--- Records for this exercise Enclosed Below ---
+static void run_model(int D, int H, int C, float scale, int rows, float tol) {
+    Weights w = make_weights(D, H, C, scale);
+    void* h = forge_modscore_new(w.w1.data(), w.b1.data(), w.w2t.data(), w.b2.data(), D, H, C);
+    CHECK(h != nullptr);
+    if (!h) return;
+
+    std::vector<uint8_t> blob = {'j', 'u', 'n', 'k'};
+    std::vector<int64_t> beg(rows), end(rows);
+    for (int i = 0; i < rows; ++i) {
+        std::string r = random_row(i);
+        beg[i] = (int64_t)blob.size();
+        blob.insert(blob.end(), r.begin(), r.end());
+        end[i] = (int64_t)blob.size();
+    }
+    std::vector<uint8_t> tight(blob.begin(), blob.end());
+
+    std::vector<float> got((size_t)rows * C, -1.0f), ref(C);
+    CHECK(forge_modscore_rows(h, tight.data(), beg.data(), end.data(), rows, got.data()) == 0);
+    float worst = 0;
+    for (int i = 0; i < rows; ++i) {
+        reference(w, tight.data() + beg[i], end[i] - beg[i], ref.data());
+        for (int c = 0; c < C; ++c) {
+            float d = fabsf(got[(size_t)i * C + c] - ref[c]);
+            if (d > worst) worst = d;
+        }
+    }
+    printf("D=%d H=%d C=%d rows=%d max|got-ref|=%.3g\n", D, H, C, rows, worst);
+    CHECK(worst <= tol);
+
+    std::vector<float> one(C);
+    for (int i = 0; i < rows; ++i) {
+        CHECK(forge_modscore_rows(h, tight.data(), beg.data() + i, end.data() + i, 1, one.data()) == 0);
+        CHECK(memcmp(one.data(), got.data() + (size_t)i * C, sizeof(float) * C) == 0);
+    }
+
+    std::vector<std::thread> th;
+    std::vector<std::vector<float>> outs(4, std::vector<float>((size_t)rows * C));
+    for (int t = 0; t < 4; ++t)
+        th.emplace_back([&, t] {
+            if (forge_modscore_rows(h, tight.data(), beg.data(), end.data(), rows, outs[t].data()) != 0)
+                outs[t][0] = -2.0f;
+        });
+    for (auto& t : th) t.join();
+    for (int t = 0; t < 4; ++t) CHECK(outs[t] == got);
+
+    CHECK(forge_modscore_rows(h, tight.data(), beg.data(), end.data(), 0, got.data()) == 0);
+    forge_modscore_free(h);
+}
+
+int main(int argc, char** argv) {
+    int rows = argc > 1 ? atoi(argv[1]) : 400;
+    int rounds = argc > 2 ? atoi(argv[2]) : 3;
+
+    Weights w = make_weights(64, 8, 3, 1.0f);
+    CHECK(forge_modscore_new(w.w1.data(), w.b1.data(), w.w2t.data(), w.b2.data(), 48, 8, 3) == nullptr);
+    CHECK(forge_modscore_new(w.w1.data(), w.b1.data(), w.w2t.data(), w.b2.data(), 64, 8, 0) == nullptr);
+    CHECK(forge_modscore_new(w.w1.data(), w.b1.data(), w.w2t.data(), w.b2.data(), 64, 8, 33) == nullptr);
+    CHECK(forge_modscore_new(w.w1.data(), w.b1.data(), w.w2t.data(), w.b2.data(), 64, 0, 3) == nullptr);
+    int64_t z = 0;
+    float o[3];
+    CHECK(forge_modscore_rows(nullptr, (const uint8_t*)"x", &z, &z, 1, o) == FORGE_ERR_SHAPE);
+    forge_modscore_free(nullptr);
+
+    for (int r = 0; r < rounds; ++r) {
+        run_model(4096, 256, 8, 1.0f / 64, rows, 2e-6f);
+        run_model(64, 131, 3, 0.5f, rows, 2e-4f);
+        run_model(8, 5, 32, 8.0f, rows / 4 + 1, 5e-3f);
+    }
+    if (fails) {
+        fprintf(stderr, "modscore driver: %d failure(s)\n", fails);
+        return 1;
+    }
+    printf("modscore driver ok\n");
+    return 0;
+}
--- End of Enclosed Records for this exercise ---
# [Exercise instructions]
Every entry should be output again exactly as written.

# [Worked solution]
+static void run_model(int D, int H, int C, float scale, int rows, float tol) {
+    Weights w = make_weights(D, H, C, scale);
+    void* h = forge_modscore_new(w.w1.data(), w.b1.data(), w.w2t.data(), w.b2.data(), D, H, C);
+    CHECK(h != nullptr);
+    if (!h) return;
+
+    std::vector<uint8_t> blob = {'j', 'u', 'n', 'k'};
+    std::vector<int64_t> beg(rows), end(rows);
+    for (int i = 0; i < rows; ++i) {
+        std::string r = random_row(i);
+        beg[i] = (int64_t)blob.size();
+        blob.insert(blob.end(), r.begin(), r.end());
+        end[i] = (int64_t)blob.size();
+    }
+    std::vector<uint8_t> tight(blob.begin(), blob.end());
+
+    std::vector<float> got((size_t)rows * C, -1.0f), ref(C);
+    CHECK(forge_modscore_rows(h, tight.data(), beg.data(), end.data(), rows, got.data()) == 0);
+    float worst = 0;
+    for (int i = 0; i < rows; ++i) {
+        reference(w, tight.data() + beg[i], end[i] - beg[i], ref.data());
+        for (int c = 0; c < C; ++c) {
+            float d = fabsf(got[(size_t)i * C + c] - ref[c]);
+            if (d > worst) worst = d;
+        }
+    }
+    printf("D=%d H=%d C=%d rows=%d max|got-ref|=%.3g\n", D, H, C, rows, worst);
+    CHECK(worst <= tol);
+
+    std::vector<float> one(C);
+    for (int i = 0; i < rows; ++i) {
+        CHECK(forge_modscore_rows(h, tight.data(), beg.data() + i, end.data() + i, 1, one.data()) == 0);
+        CHECK(memcmp(one.data(), got.data() + (size_t)i * C, sizeof(float) * C) == 0);
+    }
+
+    std::vector<std::thread> th;
+    std::vector<std::vector<float>> outs(4, std::vector<float>((size_t)rows * C));
+    for (int t = 0; t < 4; ++t)
+        th.emplace_back([&, t] {
+            if (forge_modscore_rows(h, tight.data(), beg.data(), end.data(), rows, outs[t].data()) != 0)
+                outs[t][0] = -2.0f;
+        });
+    for (auto& t : th) t.join();
+    for (int t = 0; t < 4; ++t) CHECK(outs[t] == got);
+
+    CHECK(forge_modscore_rows(h, tight.data(), beg.data(), end.data(), 0, got.data()) == 0);
+    forge_modscore_free(h);
+}
+
+int main(int argc, char** argv) {
+    int rows = argc > 1 ? atoi(argv[1]) : 400;
+    int rounds = argc > 2 ? atoi(argv[2]) : 3;
+
+    Weights w = make_weights(64, 8, 3, 1.0f);
+    CHECK(forge_modscore_new(w.w1.data(), w.b1.data(), w.w2t.data(), w.b2.data(), 48, 8, 3) == nullptr);
+    CHECK(forge_modscore_new(w.w1.data(), w.b1.data(), w.w2t.data(), w.b2.data(), 64, 8, 0) == nullptr);
+    CHECK(forge_modscore_new(w.w1.data(), w.b1.data(), w.w2t.data(), w.b2.data(), 64, 8, 33) == nullptr);
+    CHECK(forge_modscore_new(w.w1.data(), w.b1.data(), w.w2t.data(), w.b2.data(), 64, 0, 3) == nullptr);
+    int64_t z = 0;
+    float o[3];
+    CHECK(forge_modscore_rows(nullptr, (const uint8_t*)"x", &z, &z, 1, o) == FORGE_ERR_SHAPE);
+    forge_modscore_free(nullptr);
+
+    for (int r = 0; r < rounds; ++r) {
+        run_model(4096, 256, 8, 1.0f / 64, rows, 2e-6f);
+        run_model(64, 131, 3, 0.5f, rows, 2e-4f);
+        run_model(8, 5, 32, 8.0f, rows / 4 + 1, 5e-3f);
+    }
+    if (fails) {
+        fprintf(stderr, "modscore driver: %d failure(s)\n", fails);
+        return 1;
+    }
+    printf("modscore driver ok\n");
+    return 0;
+}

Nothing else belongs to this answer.